_Instructions for the task_
Go through the entries below and tally the lines holding "shown"; please reply with the number only.

_Dataset entries_
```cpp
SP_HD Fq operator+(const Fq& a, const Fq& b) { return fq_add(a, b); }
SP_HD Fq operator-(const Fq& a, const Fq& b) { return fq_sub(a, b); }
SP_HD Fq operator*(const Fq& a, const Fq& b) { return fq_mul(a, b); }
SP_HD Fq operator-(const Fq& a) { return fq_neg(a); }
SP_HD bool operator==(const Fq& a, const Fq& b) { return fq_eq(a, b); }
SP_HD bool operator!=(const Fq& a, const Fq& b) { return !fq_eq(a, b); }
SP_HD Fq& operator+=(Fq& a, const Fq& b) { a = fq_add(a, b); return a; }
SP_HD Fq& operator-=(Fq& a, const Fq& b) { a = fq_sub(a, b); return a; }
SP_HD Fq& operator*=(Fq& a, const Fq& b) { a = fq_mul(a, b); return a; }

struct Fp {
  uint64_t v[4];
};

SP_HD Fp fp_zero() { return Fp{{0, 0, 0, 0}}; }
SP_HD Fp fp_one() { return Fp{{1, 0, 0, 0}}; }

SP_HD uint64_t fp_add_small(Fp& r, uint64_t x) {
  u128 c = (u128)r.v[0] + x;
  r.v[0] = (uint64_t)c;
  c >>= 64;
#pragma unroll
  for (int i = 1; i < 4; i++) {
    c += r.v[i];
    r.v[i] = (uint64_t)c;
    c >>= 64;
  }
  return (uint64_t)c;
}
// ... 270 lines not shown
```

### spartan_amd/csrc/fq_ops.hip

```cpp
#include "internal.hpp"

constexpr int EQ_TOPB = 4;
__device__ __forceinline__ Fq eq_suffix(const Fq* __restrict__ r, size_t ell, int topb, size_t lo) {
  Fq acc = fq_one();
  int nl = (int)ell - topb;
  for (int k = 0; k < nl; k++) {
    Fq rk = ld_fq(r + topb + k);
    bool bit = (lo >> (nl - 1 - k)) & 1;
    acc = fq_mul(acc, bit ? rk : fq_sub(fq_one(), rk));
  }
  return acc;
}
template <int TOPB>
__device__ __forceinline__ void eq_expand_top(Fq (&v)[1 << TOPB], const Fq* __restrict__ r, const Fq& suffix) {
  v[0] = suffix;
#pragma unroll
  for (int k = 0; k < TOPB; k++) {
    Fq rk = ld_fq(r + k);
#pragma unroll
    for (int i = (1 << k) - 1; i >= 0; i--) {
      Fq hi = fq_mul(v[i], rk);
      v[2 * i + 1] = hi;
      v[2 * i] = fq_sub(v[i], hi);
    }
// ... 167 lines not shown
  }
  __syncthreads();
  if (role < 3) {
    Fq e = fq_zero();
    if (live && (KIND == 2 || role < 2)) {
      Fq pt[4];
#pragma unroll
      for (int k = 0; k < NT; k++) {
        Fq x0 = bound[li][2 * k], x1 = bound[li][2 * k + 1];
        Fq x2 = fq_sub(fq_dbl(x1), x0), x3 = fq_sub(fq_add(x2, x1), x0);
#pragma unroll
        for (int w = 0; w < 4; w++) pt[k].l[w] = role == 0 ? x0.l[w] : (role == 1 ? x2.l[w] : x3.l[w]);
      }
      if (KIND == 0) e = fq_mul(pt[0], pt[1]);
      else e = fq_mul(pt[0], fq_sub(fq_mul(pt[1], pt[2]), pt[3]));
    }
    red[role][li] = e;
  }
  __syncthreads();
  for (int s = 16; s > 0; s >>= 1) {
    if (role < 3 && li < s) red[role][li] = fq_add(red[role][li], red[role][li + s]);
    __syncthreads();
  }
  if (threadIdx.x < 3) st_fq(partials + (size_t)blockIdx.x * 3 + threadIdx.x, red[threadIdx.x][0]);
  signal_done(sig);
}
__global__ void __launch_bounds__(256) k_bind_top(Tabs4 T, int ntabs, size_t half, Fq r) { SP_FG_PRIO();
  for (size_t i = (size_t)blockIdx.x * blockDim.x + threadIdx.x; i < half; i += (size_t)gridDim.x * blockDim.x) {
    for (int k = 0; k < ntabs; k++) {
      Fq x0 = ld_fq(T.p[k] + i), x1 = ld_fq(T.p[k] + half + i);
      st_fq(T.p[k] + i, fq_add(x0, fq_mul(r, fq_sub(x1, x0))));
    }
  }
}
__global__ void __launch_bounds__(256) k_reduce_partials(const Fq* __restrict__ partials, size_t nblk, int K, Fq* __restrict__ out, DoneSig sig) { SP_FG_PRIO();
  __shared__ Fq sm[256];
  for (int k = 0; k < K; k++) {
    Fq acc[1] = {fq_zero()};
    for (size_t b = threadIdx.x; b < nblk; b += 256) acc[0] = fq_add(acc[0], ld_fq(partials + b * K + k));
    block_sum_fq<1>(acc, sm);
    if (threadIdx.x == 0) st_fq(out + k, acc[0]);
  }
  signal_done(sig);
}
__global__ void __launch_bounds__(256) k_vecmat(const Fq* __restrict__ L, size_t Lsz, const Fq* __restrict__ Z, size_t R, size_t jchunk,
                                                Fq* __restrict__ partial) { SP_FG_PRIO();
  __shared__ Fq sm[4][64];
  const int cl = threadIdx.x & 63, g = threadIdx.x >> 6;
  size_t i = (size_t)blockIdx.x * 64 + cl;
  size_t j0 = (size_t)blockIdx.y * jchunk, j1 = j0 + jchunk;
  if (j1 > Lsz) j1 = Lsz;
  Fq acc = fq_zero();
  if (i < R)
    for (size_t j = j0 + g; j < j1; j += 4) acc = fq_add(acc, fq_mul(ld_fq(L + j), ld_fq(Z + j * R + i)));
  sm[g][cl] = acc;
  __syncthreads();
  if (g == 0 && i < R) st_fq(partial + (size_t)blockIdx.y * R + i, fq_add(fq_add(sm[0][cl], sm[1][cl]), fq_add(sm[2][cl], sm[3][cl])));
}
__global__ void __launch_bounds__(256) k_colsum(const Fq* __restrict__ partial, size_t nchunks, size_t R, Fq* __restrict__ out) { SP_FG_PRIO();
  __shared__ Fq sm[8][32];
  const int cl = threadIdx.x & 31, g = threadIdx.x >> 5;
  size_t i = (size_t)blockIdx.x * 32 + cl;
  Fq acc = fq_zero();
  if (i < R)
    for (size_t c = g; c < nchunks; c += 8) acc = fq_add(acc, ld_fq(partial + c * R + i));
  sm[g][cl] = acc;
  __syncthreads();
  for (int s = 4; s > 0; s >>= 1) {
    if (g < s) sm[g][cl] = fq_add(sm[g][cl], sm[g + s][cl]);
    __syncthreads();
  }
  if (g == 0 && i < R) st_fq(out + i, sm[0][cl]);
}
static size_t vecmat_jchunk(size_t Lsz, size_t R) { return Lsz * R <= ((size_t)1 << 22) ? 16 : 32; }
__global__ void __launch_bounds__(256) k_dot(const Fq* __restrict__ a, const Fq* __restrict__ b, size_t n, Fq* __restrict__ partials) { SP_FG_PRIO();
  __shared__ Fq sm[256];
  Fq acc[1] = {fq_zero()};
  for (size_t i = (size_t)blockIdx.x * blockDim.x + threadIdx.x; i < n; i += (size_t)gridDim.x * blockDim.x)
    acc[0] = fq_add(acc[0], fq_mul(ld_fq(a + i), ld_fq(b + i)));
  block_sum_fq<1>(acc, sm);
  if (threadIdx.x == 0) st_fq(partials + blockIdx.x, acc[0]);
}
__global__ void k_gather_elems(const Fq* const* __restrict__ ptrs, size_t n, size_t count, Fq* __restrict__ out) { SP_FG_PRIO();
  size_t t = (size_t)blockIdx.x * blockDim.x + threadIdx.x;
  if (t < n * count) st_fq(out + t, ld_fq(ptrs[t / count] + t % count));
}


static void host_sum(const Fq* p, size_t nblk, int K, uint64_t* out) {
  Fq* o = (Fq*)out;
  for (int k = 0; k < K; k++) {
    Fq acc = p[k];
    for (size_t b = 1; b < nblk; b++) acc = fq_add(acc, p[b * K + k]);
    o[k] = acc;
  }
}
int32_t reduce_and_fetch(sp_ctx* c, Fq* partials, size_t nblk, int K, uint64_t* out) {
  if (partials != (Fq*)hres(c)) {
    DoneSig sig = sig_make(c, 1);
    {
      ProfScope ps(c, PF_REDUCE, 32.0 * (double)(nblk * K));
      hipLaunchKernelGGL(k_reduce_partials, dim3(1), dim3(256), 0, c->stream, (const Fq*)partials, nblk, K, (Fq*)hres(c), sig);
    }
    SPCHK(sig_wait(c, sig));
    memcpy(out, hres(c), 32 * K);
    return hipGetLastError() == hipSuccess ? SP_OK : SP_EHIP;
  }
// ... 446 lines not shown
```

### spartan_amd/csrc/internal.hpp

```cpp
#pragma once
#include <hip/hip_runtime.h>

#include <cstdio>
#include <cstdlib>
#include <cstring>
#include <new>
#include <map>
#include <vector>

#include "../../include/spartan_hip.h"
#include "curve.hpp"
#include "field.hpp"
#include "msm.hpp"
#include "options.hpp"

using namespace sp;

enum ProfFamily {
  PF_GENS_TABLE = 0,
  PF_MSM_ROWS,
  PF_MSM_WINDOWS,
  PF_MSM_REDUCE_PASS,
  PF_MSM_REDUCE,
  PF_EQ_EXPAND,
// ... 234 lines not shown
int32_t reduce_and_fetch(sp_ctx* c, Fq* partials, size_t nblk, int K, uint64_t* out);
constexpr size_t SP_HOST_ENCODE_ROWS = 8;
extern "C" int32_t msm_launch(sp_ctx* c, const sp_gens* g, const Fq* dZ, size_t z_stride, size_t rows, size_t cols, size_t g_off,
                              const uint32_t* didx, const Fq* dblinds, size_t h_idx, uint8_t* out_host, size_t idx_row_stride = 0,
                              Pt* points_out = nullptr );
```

_Answer for this exercise_
4